_EXERCISE:_
Filter the records below for the word "salt". Copy each line that holds it.

_DATASET RECORDS:_
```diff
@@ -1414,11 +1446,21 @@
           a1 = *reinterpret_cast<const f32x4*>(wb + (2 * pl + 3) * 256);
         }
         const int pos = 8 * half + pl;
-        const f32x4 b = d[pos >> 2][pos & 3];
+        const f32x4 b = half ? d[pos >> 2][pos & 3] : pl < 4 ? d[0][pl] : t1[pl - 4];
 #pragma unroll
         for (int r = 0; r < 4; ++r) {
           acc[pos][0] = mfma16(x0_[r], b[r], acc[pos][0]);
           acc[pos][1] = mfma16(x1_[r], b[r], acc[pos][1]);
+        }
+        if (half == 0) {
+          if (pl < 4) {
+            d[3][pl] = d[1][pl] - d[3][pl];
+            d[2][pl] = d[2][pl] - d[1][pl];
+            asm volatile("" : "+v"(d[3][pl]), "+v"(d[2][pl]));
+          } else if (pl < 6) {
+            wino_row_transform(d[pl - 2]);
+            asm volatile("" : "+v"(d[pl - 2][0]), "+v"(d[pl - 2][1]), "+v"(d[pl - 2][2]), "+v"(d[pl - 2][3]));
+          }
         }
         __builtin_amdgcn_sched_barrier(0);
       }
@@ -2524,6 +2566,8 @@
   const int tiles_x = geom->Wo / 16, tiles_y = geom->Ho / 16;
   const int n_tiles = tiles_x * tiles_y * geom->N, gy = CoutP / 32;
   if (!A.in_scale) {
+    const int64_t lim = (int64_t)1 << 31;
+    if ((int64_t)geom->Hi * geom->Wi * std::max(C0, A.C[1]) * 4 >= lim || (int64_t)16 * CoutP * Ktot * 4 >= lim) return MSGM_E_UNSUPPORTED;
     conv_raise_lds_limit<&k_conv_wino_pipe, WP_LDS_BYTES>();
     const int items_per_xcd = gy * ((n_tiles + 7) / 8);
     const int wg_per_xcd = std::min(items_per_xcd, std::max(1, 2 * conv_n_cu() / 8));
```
...
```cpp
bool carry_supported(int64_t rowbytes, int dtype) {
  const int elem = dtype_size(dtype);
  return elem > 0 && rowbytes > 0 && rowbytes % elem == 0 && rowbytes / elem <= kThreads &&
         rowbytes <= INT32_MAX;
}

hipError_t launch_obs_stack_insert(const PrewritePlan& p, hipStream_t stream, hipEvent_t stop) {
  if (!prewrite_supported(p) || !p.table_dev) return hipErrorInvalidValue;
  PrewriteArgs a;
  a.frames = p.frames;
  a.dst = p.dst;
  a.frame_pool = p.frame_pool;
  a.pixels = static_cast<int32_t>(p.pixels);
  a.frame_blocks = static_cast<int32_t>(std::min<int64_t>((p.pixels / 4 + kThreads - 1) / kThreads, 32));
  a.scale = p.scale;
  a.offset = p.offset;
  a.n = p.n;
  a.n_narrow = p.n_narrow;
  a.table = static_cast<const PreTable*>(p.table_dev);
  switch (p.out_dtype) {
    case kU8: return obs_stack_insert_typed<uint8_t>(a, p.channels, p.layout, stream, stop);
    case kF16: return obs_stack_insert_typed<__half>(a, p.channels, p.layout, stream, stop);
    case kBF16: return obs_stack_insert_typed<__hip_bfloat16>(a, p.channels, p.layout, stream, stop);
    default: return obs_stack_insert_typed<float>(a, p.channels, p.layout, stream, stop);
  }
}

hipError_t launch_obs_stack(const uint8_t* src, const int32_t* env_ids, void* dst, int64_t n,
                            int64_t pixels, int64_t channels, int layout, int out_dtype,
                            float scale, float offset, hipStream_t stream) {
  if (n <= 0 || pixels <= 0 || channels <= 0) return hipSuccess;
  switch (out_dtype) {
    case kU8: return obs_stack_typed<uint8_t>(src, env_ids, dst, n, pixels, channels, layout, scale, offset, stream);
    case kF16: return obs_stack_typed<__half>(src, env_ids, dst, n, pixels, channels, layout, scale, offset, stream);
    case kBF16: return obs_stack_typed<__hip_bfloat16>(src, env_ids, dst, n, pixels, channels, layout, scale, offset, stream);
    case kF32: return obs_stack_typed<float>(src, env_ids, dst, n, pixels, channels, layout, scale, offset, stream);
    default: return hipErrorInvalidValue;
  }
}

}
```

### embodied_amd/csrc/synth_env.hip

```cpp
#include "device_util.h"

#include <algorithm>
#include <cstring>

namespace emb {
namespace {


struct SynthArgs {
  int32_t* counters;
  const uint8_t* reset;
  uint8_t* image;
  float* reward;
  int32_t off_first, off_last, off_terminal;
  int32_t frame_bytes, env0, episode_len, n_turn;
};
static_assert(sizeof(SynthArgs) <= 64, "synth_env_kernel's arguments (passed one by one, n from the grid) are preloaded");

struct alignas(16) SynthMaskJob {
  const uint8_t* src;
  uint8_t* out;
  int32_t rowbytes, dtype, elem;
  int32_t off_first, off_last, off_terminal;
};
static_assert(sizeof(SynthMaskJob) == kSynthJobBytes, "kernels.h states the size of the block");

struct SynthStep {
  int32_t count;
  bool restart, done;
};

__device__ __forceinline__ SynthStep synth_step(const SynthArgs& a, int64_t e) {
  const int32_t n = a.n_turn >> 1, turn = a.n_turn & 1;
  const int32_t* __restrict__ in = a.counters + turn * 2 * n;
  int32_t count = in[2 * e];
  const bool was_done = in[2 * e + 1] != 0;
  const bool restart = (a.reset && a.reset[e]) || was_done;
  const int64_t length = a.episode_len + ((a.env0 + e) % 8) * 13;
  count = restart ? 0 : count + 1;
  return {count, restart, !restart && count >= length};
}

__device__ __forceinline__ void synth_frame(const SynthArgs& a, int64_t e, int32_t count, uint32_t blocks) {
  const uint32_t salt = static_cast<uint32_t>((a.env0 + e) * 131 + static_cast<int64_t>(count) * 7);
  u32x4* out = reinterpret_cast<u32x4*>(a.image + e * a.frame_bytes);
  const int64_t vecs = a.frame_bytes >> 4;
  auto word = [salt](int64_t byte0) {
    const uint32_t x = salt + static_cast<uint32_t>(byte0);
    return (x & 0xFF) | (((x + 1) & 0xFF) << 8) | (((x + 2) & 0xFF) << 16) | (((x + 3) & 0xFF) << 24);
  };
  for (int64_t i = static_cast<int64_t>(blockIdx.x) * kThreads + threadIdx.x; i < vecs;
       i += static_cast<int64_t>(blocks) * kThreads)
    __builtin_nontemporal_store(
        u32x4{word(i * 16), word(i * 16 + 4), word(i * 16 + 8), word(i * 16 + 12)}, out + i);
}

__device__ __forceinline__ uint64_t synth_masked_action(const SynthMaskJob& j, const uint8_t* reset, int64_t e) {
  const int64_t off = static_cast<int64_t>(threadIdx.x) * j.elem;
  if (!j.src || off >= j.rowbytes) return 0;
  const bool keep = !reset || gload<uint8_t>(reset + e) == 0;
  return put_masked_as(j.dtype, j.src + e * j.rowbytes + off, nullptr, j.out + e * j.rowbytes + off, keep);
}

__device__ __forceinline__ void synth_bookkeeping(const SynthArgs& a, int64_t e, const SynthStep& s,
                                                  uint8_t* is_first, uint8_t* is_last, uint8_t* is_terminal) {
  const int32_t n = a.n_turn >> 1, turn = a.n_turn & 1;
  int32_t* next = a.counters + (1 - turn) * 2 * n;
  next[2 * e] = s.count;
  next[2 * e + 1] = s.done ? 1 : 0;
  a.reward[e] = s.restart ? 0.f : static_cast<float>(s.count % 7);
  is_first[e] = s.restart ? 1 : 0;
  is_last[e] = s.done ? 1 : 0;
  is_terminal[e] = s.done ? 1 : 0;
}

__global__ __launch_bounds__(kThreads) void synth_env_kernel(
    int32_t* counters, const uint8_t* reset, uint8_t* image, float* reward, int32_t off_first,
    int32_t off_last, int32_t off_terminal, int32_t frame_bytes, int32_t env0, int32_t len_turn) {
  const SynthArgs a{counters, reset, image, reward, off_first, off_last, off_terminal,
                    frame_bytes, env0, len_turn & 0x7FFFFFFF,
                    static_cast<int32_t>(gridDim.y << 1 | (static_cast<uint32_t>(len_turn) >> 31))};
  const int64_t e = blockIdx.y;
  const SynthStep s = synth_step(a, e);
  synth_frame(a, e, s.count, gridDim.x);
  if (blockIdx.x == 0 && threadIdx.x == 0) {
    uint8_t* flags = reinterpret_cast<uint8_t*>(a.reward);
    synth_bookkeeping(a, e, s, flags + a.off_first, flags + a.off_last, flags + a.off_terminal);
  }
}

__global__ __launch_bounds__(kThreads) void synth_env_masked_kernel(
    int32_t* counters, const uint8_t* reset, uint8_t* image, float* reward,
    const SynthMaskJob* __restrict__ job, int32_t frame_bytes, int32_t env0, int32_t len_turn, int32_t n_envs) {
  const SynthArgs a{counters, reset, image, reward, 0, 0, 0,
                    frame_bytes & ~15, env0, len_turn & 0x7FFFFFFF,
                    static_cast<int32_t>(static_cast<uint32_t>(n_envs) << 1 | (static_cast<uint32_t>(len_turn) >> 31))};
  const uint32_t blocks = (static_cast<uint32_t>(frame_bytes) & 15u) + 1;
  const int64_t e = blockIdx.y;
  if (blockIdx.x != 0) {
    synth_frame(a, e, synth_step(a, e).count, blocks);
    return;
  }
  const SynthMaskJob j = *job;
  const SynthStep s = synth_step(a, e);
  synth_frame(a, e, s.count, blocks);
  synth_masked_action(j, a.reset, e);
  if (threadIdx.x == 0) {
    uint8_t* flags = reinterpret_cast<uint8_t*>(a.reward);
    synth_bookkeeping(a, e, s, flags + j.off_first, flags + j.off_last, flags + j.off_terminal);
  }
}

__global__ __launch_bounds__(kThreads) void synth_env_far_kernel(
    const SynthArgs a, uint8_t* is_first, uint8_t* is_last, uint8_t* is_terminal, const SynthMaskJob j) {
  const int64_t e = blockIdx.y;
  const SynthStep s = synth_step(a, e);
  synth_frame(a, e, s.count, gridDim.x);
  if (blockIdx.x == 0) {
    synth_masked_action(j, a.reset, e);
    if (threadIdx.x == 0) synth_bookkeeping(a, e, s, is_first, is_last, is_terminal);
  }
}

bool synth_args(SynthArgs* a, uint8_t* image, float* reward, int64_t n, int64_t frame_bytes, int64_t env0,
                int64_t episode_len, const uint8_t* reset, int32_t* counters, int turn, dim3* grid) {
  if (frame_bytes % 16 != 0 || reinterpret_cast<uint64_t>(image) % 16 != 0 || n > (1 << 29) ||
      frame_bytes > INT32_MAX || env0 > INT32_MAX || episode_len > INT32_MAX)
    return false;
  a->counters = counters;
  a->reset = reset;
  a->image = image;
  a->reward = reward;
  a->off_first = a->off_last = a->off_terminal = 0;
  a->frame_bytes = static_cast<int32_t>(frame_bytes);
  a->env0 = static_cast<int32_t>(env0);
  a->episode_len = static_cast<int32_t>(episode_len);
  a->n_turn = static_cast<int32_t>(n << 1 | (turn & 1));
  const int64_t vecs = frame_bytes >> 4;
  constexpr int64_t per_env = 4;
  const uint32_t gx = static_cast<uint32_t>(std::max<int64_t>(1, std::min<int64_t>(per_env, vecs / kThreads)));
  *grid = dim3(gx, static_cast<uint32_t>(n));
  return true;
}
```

_ANSWER BOX:_
  const uint32_t salt = static_cast<uint32_t>((a.env0 + e) * 131 + static_cast<int64_t>(count) * 7);
  auto word = [salt](int64_t byte0) {
    const uint32_t x = salt + static_cast<uint32_t>(byte0);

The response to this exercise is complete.